int fz_gcorr_supported(int Ci, int Co, int kd, int kh, int kw);
int fz_gcorr(const float* in, const float* w, float* out, const float* mul_a, const float* mul_b, int B, int G,
             int Ci, int Co, int D, int H, int W, int kd, int kh, int kw, int w_batched, float add_eps,
             fz_stream_t stream);
int64_t fz_gcorr_wgrad_workspace_bytes(int B, int G, int Ci, int Co, int D, int H, int W, int kd, int kh, int kw);
int fz_gcorr_wgrad(const float* in, const float* gout, float* gw, void* ws, int B, int G, int Ci, int Co, int D, int H,
                   int W, int kd, int kh, int kw, int w_batched, fz_stream_t stream);
int fz_gcorr_act(const void* in, const float* w, void* out, const void* mul_a, const void* mul_b, int B, int G,
                 int Ci, int Co, int D, int H, int W, int kd, int kh, int kw, int w_batched, float add_eps,
                 int act_dtype, fz_stream_t stream);
int fz_gcorr_wgrad_act(const void* in, const void* gout, float* gw, void* ws, int B, int G, int Ci, int Co, int D, int H,
                       int W, int kd, int kh, int kw, int w_batched, int act_dtype, fz_stream_t stream);
int fz_gcorr_mu_bwd(const void* r, const float* wT, const void* g, const void* s, const void* num, void* ds, void* dnum,
                    void* dden, int B, int G, int Ci, int Co, int D, int H, int W, int kd, int kh, int kw, int w_batched,
                    float eps, int act_dtype, fz_stream_t stream);

int fz_dice_bce_chunks(int64_t V);
int fz_dice_bce_sums(const float* z, const float* t, float* part, int planes, int64_t V, fz_stream_t stream);
int fz_dice_bce_grad(const float* z, const float* t, const float* coef, float* gz, int planes, int64_t V,
                     float cd, float cb, const float* gscale, fz_stream_t stream);

int fz_dice_ce_sums(const float* z, const float* t, float* part, int B, int C, int64_t V, fz_stream_t stream);
int fz_dice_ce_finish(const float* part, int B, int C, int64_t V, float smooth, float* loss, float* coef, fz_stream_t stream);
int fz_dice_ce_grad(const float* z, const float* t, const float* coef, float* gz, int B, int C, int64_t V,
                    float cd, float cb, const float* gscale, fz_stream_t stream);

int fz_dice_bce_ds_sums(const float* z, const void* t, float* part, int planes, int Td, int Th, int Tw, int Ld, int Lh, int Lw,
                        int tkind, fz_stream_t stream);
int fz_dice_bce_ds_grad(const float* z, const void* t, const float* coef, float* gz, int planes, int Td, int Th, int Tw,
                        int Ld, int Lh, int Lw, int tkind, float cd, float cb, const float* gscale, fz_stream_t stream);
int fz_dice_ce_ds_sums(const float* z, const void* t, float* part, int B, int C, int Td, int Th, int Tw, int Ld, int Lh, int Lw,
                       int tkind, fz_stream_t stream);
int fz_dice_ce_ds_grad(const float* z, const void* t, const float* coef, float* gz, int B, int C, int Td, int Th, int Tw,
                       int Ld, int Lh, int Lw, int tkind, float cd, float cb, const float* gscale, fz_stream_t stream);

══════

◆ **WHAT TO WORK ON**:
Here the output must be the lines above from the line with "int fz_gcorr_wgrad_act(const void*" to the line with "int fz_dice_bce_ds_grad(const float*", both included, duplicated word for word and nothing else.

◆ **TASK ANSWER**:
int fz_gcorr_wgrad_act(const void* in, const void* gout, float* gw, void* ws, int B, int G, int Ci, int Co, int D, int H,
                       int W, int kd, int kh, int kw, int w_batched, int act_dtype, fz_stream_t stream);
int fz_gcorr_mu_bwd(const void* r, const float* wT, const void* g, const void* s, const void* num, void* ds, void* dnum,
                    void* dden, int B, int G, int Ci, int Co, int D, int H, int W, int kd, int kh, int kw, int w_batched,
                    float eps, int act_dtype, fz_stream_t stream);

int fz_dice_bce_chunks(int64_t V);
int fz_dice_bce_sums(const float* z, const float* t, float* part, int planes, int64_t V, fz_stream_t stream);
int fz_dice_bce_grad(const float* z, const float* t, const float* coef, float* gz, int planes, int64_t V,
                     float cd, float cb, const float* gscale, fz_stream_t stream);

int fz_dice_ce_sums(const float* z, const float* t, float* part, int B, int C, int64_t V, fz_stream_t stream);
int fz_dice_ce_finish(const float* part, int B, int C, int64_t V, float smooth, float* loss, float* coef, fz_stream_t stream);
int fz_dice_ce_grad(const float* z, const float* t, const float* coef, float* gz, int B, int C, int64_t V,
                    float cd, float cb, const float* gscale, fz_stream_t stream);

int fz_dice_bce_ds_sums(const float* z, const void* t, float* part, int planes, int Td, int Th, int Tw, int Ld, int Lh, int Lw,
                        int tkind, fz_stream_t stream);
int fz_dice_bce_ds_grad(const float* z, const void* t, const float* coef, float* gz, int planes, int Td, int Th, int Tw,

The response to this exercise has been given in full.